Dataset records:
#ifndef SVT_RD_WAVES_64
#define SVT_RD_WAVES_64 2
#endif
#ifndef SVT_RD_WAVES_32
#define SVT_RD_WAVES_32 4
#endif
#ifndef SVT_RD_RESIDUAL_AHEAD
#define SVT_RD_RESIDUAL_AHEAD 8
#endif
#ifndef SVT_RD_SCAN_AHEAD
#define SVT_RD_SCAN_AHEAD 16
#endif
#ifndef SVT_RD_WAVES_16
#define SVT_RD_WAVES_16 4
#endif
__host__ __device__ constexpr int rd_waves_per_simd(int ts) {
    return rd_lanes_per_block(ts) == 64 ? SVT_RD_WAVES_64 : rd_lanes_per_block(ts) == 32 ? SVT_RD_WAVES_32 : SVT_RD_WAVES_16;
}
template <int TS, int BD> __global__ void __launch_bounds__(64, rd_waves_per_simd(TS)) rd_tx_kernel(const RdParams p) {
    constexpr int W = tx_wide(TS), H = tx_high(TS), WP = W > 32 ? 32 : W, HP = H > 32 ? 32 : H, NP = WP * HP;
    constexpr int LW = rd_lanes_per_block(TS), BPW = rd_blocks_per_wave(TS);
    constexpr bool kShift32 = LW != 32;
    constexpr int PA = W + 1, PB = WP + 1;
    constexpr int ROW_CLAMP = BD == 8 ? 16 : 18, COL_CLAMP = 16;
    constexpr bool RECT = (W == 2 * H || H == 2 * W);
    using Pix = typename std::conditional<BD == 8, uint8_t, uint16_t>::type;
    __shared__ int32_t lds[BPW][H * PA];
    const int      lane = threadIdx.x, blk = lane / LW, l = lane % LW;
    const uint32_t job   = blockIdx.x * BPW + blk;
    const bool     valid = job < p.d.n_jobs;
    int32_t *A = lds[blk];
    const SvtHipTxJob jb = p.d.jobs[valid ? job : 0];
    const int tt = jb.tx_type & 15, vt = c_vtx[tt], ht = c_htx[tt];
    const bool ud = (vt == 2), lr = (ht == 2);
    const Pix *src  = static_cast<const Pix *>(p.d.src) + jb.src_offset;
    const Pix *pred = static_cast<const Pix *>(p.d.pred) + jb.pred_offset;
    const int8_t *fsh = c_fwd_shift[TS];
    const int bit_col = c_fwd_cos_col[ilog2c(W) - 2][ilog2c(H) - 2], bit_row = c_fwd_cos_row[ilog2c(W) - 2][ilog2c(H) - 2];

    constexpr int RUN = W < 8 ? W : 8, RPR = W / RUN;
    typedef Pix __attribute__((ext_vector_type(RUN), aligned(sizeof(Pix)))) RunU;
    uint32_t rmax = 0;
    {
        HiLo rhl;
        constexpr int NIT = (RPR * H + LW - 1) / LW, kResidualAhead = NIT < SVT_RD_RESIDUAL_AHEAD ? NIT : SVT_RD_RESIDUAL_AHEAD;
        for (int it0 = 0; it0 < NIT; it0 += kResidualAhead) {
            RunU sv[kResidualAhead], pv[kResidualAhead];
#pragma unroll
            for (int j = 0; j < kResidualAhead; j++) {
                const int i = l + (it0 + j) * LW;
                if (it0 + j < NIT && i < RPR * H) {
                    const int r = i / RPR, c = (i - r * RPR) * RUN;
                    sv[j] = *reinterpret_cast<const RunU *>(src + (size_t)r * p.d.src_stride + c);
                    pv[j] = *reinterpret_cast<const RunU *>(pred + (size_t)r * p.d.pred_stride + c);
                }
            }
#pragma unroll
            for (int j = 0; j < kResidualAhead; j++) {
                const int i = l + (it0 + j) * LW;
                if (it0 + j < NIT && i < RPR * H) {
                    const int r = i / RPR, c = (i - r * RPR) * RUN;
#pragma unroll
                    for (int k = 0; k < RUN; k++) {
                        const int32_t d = (int16_t)((int16_t)sv[j][k] - (int16_t)pv[j][k]);
                        A[r * PA + c + k] = d;
                        rhl.take(d);
                    }
                }
            }
        }
        rmax = rhl.max_abs();
    }
    const bool fast_col = pass_fits_17_bits((uint32_t)__builtin_amdgcn_readfirstlane((int)seg_max_u32<64>(rmax)) << (fsh[0] > 0 ? fsh[0] : 0), H);
    __syncthreads();
    uint32_t cmax = 0;
    if (l < W) {
        int32_t x[H];
#pragma unroll
        for (int r = 0; r < H; r++) x[r] = A[(ud ? H - 1 - r : r) * PA + l];
        shift_vec<H>(x, fsh[0]);
        if (fast_col) { fwd_1d<H, 2>(x, vt, bit_col); shift_vec<H, kShift32>(x, fsh[1]); } else { fwd_1d<H, 0>(x, vt, bit_col); shift_vec<H>(x, fsh[1]); }
        const int oc = lr ? W - 1 - l : l;
#pragma unroll
        for (int r = 0; r < H; r++) A[r * PA + oc] = x[r];
        cmax = vec_max_abs<H>(x);
    }
    const bool fast_row = pass_fits_17_bits((uint32_t)__builtin_amdgcn_readfirstlane((int)seg_max_u32<64>(cmax)), W);
    __syncthreads();
    uint32_t comax = 0;
    if (l < H) {
        int32_t x[W];
#pragma unroll
        for (int c = 0; c < W; c++) x[c] = A[l * PA + c];
        if (fast_row) { fwd_1d<W, 2>(x, ht, bit_row); shift_vec<W, kShift32>(x, fsh[2]); } else { fwd_1d<W, 0>(x, ht, bit_row); shift_vec<W>(x, fsh[2]); }
        if constexpr (RECT) {
#pragma unroll
            for (int c = 0; c < W; c++) x[c] = rshift64((i64)x[c] * 5793, 12);
        }
#pragma unroll
        for (int c = 0; c < W; c++) A[l * PA + c] = x[c];
        comax = vec_max_abs<W>(x);
    }
    const bool q24 = (uint32_t)__builtin_amdgcn_readfirstlane((int)seg_max_u32<64>(comax)) < (1u << 16);
    __syncthreads();
    const int pf = jb.pf_shape & 3;
    const int keep_w = pf == 3 ? 1 : (W >> pf), keep_h = pf == 3 ? 1 : (H >> pf);
    u64 tq = 0;
    if (pf == 0) if constexpr (W > 32 || H > 32) {
        for (int i = l; i < W * H; i += LW) {
            const int r = i / W, c = i - r * W;
            if (r >= HP || c >= WP) { const int32_t v = A[r * PA + c]; tq += (u64)((i64)v * v); }
        }
        tq = seg_sum_u64<LW>(tq);
    }
    if constexpr (W > 32 || H > 32) __syncthreads();
    const SvtHipQuantRow q = p.d.quant_rows[jb.quant_row];
    const int     log_scale = p.d.quant_kind == 2 ? 0 : c_log_scale[TS];
    const int16_t *iscan    = p.iscan[(tt >= 10) ? ((tt & 1) ? 2 : 1) : 0];
    const uint8_t *qm = (tt < 9) ? p.d.qmatrix : nullptr, *iqm = (tt < 9) ? p.d.iqmatrix : nullptr;
    uint32_t satd = 0, eob = 0, qsum = 0;
    int32_t  dc_q = 0;
    u64      dres = 0, dpred = 0;
    int32_t *co_out = (p.d.coeff && valid) ? p.d.coeff + (size_t)job * NP : nullptr;
    int32_t *q_out  = (p.d.qcoeff && valid) ? p.d.qcoeff + (size_t)job * NP : nullptr;
    int32_t *dq_out = (p.d.dqcoeff && valid) ? p.d.dqcoeff + (size_t)job * NP : nullptr;
    const int32_t zb_c[2]  = {log_scale ? ((q.zbin[0] + (1 << (log_scale - 1))) >> log_scale) : q.zbin[0], log_scale ? ((q.zbin[1] + (1 << (log_scale - 1))) >> log_scale) : q.zbin[1]};
    const int32_t rnd_c[2] = {log_scale ? ((q.round[0] + (1 << (log_scale - 1))) >> log_scale) : q.round[0], log_scale ? ((q.round[1] + (1 << (log_scale - 1))) >> log_scale) : q.round[1]};
    const bool fast_q = q24 && !qm && p.d.quant_kind == 0 && !co_out && !dq_out && __all(pf == 0);
    if (fast_q) {
        static_assert(NP % LW == 0, "every lane of a block walks the same number of coefficients");
        constexpr int kScanAhead = NP / LW < SVT_RD_SCAN_AHEAD ? ((NP / LW) & ~1) : SVT_RD_SCAN_AHEAD;
        static_assert(kScanAhead >= 2 && kScanAhead % 2 == 0 && NP / LW >= kScanAhead, "ahead of the loop");
        uint32_t scan2[kScanAhead / 2];
#pragma unroll
        for (int k = 0; k < kScanAhead; k += 2) scan2[k / 2] = (uint32_t)(uint16_t)iscan[l + LW * k] | ((uint32_t)(uint16_t)iscan[l + LW * (k + 1)] << 16);
        auto one = [&](int rc, int32_t zb, int32_t rnd, int32_t quant, int32_t qshift, int32_t deq, int ahead = -1) {
            const int r = rc / WP, c = rc - r * WP;
            const int32_t co = A[r * PA + c], sign = co >> 31, a = (co ^ sign) - sign;
            satd += (uint32_t)a;
            int32_t t = a + rnd;
            if (BD == 8) t = t > 32767 ? 32767 : t;
            const int32_t tmp = mul24_shr(t, quant, 11) + (t << 5);
            int32_t qv = mul24_shr(tmp, qshift, 21 - log_scale);
            qv = a >= zb ? qv : 0;
            const int32_t dq = __mul24(qv, deq) >> log_scale;
            const int32_t qs = (qv ^ sign) - sign, dqs = (dq ^ sign) - sign;
            uint32_t e;
            if (ahead >= 0) e = qv ? ((scan2[ahead >> 1] >> (16 * (ahead & 1))) & 0xFFFFu) + 1u : 0u;
            else e = qv ? (uint32_t)iscan[rc] + 1u : 0u;
            eob = e > eob ? e : eob;
            qsum += (uint32_t)(qv > 63 ? 63 : qv);
            const int32_t dd = a - dq;
            dres += (u64)(uint32_t)__mul24(dd, dd);
            dpred += (u64)(uint32_t)__umul24((uint32_t)a, (uint32_t)a);
            A[r * PB + c] = dqs;
            if (q_out) q_out[rc] = qs;
            return qs;
        };
        const int ac0 = l != 0;
        dc_q = one(l, zb_c[ac0], rnd_c[ac0], q.quant[ac0], q.quant_shift[ac0], q.dequant[ac0], 0);
        const int32_t zb1 = zb_c[1], rnd1 = rnd_c[1], quant1 = q.quant[1], qshift1 = q.quant_shift[1], deq1 = q.dequant[1];
#pragma unroll
        for (int k = 1; k < kScanAhead; k++) one(l + LW * k, zb1, rnd1, quant1, qshift1, deq1, k);
        if constexpr (LW >= 32) {
            static_assert((NP / LW - kScanAhead) % 2 == 0, "pairs");
            for (int rc = l + kScanAhead * LW; rc < NP; rc += 2 * LW) {
                one(rc, zb1, rnd1, quant1, qshift1, deq1);
                one(rc + LW, zb1, rnd1, quant1, qshift1, deq1);
            }
        } else {
#pragma unroll 4
            for (int rc = l + kScanAhead * LW; rc < NP; rc += LW) one(rc, zb1, rnd1, quant1, qshift1, deq1);
        }
    } else
    for (int rc = l; rc < NP; rc += LW) {
        const int r = rc / WP, c = rc - r * WP, ac = rc != 0;
        const bool kept = pf == 0 || (c < keep_w && r < keep_h);
        const int32_t co = kept ? A[r * PA + c] : 0, sign = co < 0 ? -1 : 0, a = (co ^ sign) - sign;
        satd += (uint32_t)a;
        int32_t qv = 0, dq = 0;
        const int32_t wt = qm ? qm[rc] : 32, iwt = qm ? iqm[rc] : 32;
        if (q24 && !qm) {
            if (p.d.quant_kind == 0) {
                if (a >= zb_c[ac]) {
                    int32_t t = a + rnd_c[ac];
                    if (BD == 8) t = t > 32767 ? 32767 : t;
                    const int32_t tmp = mul24_shr(t, q.quant[ac], 11) + (t << 5);
                    qv = mul24_shr(tmp, q.quant_shift[ac], 21 - log_scale);
                    dq = __mul24(qv, (int32_t)q.dequant[ac]) >> log_scale;
                }
            } else {
                const bool keep = (a << (1 + log_scale)) >= q.dequant[ac];
                if (keep) {
                    int32_t t = a + (log_scale ? ((q.round_fp[ac] + (1 << (log_scale - 1))) >> log_scale) : q.round_fp[ac]);
                    if (BD == 8) t = t < -32768 ? -32768 : (t > 32767 ? 32767 : t);
                    qv = mul24_shr(t, q.quant_fp[ac], 16 - log_scale);
                    dq = __mul24(qv, (int32_t)q.dequant[ac]) >> log_scale;
                }
            }
        } else if (p.d.quant_kind == 0 && !qm) {
            const int32_t zb = zb_c[ac];
            if (a >= zb) {
                int32_t t = a + rnd_c[ac];
                if (BD == 8) t = t > 32767 ? 32767 : t;
                const int32_t tw  = t << 5;
                const int32_t tmp = (int32_t)(((i64)tw * q.quant[ac]) >> 16) + tw;
                qv = (int32_t)(((i64)tmp * q.quant_shift[ac]) >> (16 - log_scale + 5));
                dq = (qv * (int32_t)q.dequant[ac]) >> log_scale;
            }
        } else if (p.d.quant_kind == 0) {
            const int32_t zb = log_scale ? ((q.zbin[ac] + (1 << (log_scale - 1))) >> log_scale) : q.zbin[ac];
            if ((i64)a * wt >= ((i64)zb << 5)) {
                i64 t = (i64)a + (log_scale ? ((q.round[ac] + (1 << (log_scale - 1))) >> log_scale) : q.round[ac]);
                if (BD == 8) t = t < -32768 ? -32768 : (t > 32767 ? 32767 : t);
                t *= wt;
                qv = (int32_t)(((((t * q.quant[ac]) >> 16) + t) * q.quant_shift[ac]) >> (16 - log_scale + 5));
                const int32_t deq = ((int32_t)q.dequant[ac] * iwt + 16) >> 5;
                dq = (qv * deq) >> log_scale;
            }
        } else if (!qm) {
            const bool keep = (BD == 8) ? (((i64)a << (1 + log_scale)) >= (int32_t)q.dequant[ac]) : ((a << (1 + log_scale)) >= q.dequant[ac]);
            if (keep) {
                i64 t = (i64)a + (log_scale ? ((q.round_fp[ac] + (1 << (log_scale - 1))) >> log_scale) : q.round_fp[ac]);
                if (BD == 8) t = t < -32768 ? -32768 : (t > 32767 ? 32767 : t);
                qv = (int32_t)((t * q.quant_fp[ac]) >> (16 - log_scale));
                dq = (qv * (int32_t)q.dequant[ac]) >> log_scale;
            }
        } else {
            if ((i64)a * wt >= ((int32_t)q.dequant[ac] << (5 - (1 + log_scale)))) {
                i64 t = (i64)a + (log_scale ? ((q.round_fp[ac] + (1 << (log_scale - 1))) >> log_scale) : q.round_fp[ac]);
                if (BD == 8) t = t < -32768 ? -32768 : (t > 32767 ? 32767 : t);
                qv = (int32_t)((t * q.quant_fp[ac] * wt) >> (16 - log_scale + 5));
                const int32_t deq = ((int32_t)q.dequant[ac] * iwt + 16) >> 5;
                dq = (qv * deq) >> log_scale;
            }
        }
        const int32_t qs = (qv ^ sign) - sign, dqs = (dq ^ sign) - sign;
        if (qv) { const uint32_t e = (uint32_t)iscan[rc] + 1; eob = e > eob ? e : eob; }
        qsum += (uint32_t)(qv > 63 ? 63 : qv);
        if (rc == 0) dc_q = qs;
        const i64 dd = (i64)co - dqs;
        dres += (u64)(dd * dd);
        dpred += (u64)((i64)co * co);
        A[r * PB + c] = dqs;
        if (co_out) co_out[rc] = co;
        if (q_out) q_out[rc] = qs;
        if (dq_out) dq_out[rc] = dqs;
    }
    satd  = seg_sum_u32<LW>(satd);
    qsum  = seg_sum_u32<LW>(qsum);
    eob   = seg_max_u32<LW>(eob);
    dres  = seg_sum_u64<LW>(dres);
    dpred = seg_sum_u64<LW>(dpred);
    __syncthreads();
    int32_t xr[W];
    uint32_t irmax = 0;
    if (l < H) {
#pragma unroll
        for (int c = 0; c < W; c++) {
            int32_t v = (l < HP && c < WP) ? A[l * PB + c] : 0;
            if constexpr (RECT) v = rshift64((i64)v * 2896, 12);
            xr[c] = clampv(v, BD + 8);
        }
        irmax = vec_max_abs<W>(xr);
    }
    const bool fast_irow = ipass_fits_18_bits((uint32_t)__builtin_amdgcn_readfirstlane((int)seg_max_u32<64>(irmax)), W);
    uint32_t icmax = 0;
    if (l < H) {
        if (fast_irow) inv_1d<W, ROW_CLAMP, 2>(xr, ht); else inv_1d<W, ROW_CLAMP, 1>(xr, ht);
        shift_vec<W, kShift32>(xr, c_inv_shift0[TS]);
#pragma unroll
        for (int c = 0; c < W; c++) A[l * PA + c] = xr[c];
        icmax = vec_max_abs<W>(xr);
    }
    const bool fast_icol = ipass_fits_18_bits((uint32_t)__builtin_amdgcn_readfirstlane((int)seg_max_u32<64>(icmax)), H);
    __syncthreads();
    u64 sse = 0;
    if (l < W) {
        int32_t x[H];
        const int ic = lr ? W - 1 - l : l;
#pragma unroll
        for (int r = 0; r < H; r++) x[r] = (r < HP) ? clampv(A[r * PA + ic], BD + 6 > 16 ? BD + 6 : 16) : 0;
        if (fast_icol) inv_1d<H, COL_CLAMP, 2>(x, vt); else inv_1d<H, COL_CLAMP, 1>(x, vt);
        shift_vec<H, kShift32>(x, -4);
#pragma unroll
        for (int r = 0; r < H; r++) A[r * PA + l] = x[ud ? H - 1 - r : r];
    }
    __syncthreads();
    {
        Pix *rec = (p.d.recon && valid) ? static_cast<Pix *>(p.d.recon) + jb.pred_offset : nullptr;
        constexpr int NIT = (RPR * H + LW - 1) / LW;
        RunU pv[NIT], sv[NIT];
#pragma unroll
        for (int it = 0; it < NIT; it++) {
            const int i = l + it * LW;
            if (i < RPR * H) {
                const int r = i / RPR, c = (i - r * RPR) * RUN;
                pv[it] = *reinterpret_cast<const RunU *>(pred + (size_t)r * p.d.pred_stride + c);
                sv[it] = *reinterpret_cast<const RunU *>(src + (size_t)r * p.d.src_stride + c);
            }
        }
#pragma unroll
        for (int it = 0; it < NIT; it++) {
            const int i = l + it * LW;
            if (i < RPR * H) {
                const int r = i / RPR, c = (i - r * RPR) * RUN;
                RunU out;
#pragma unroll
                for (int k = 0; k < RUN; k++) {
                    int v = (int)pv[it][k] + A[r * PA + c + k];
                    v = v < 0 ? 0 : (v > (1 << BD) - 1 ? (1 << BD) - 1 : v);
                    out[k] = (Pix)v;
                    const int e = (int)sv[it][k] - v;
                    sse += (u64)((uint32_t)e * (uint32_t)e);
                }
                if (rec) *reinterpret_cast<RunU *>(rec + (size_t)r * p.d.pred_stride + c) = out;
            }
        }
    }
    sse = seg_sum_u64<LW>(sse);
    if (l == 0 && valid) {
        p.d.eob[job]  = (uint16_t)eob;
        p.d.satd[job] = satd;
        p.d.dist_coeff[2 * (size_t)job]     = dres;
        p.d.dist_coeff[2 * (size_t)job + 1] = dpred;
        p.d.three_quad_energy[job] = tq;
        p.d.sse[job]  = sse;
        if (p.d.cul_level) p.d.cul_level[job] = (uint8_t)((qsum > 63 ? 63 : qsum) | (dc_q < 0 ? 64 : 0)) + (uint8_t)(dc_q > 0 ? 128 : 0);
    }
}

• [What needs to be done]: What lines above contain the string "clampv"? Copy all of them.

• [Problem solution]:
            xr[c] = clampv(v, BD + 8);
        for (int r = 0; r < H; r++) x[r] = (r < HP) ? clampv(A[r * PA + ic], BD + 6 > 16 ? BD + 6 : 16) : 0;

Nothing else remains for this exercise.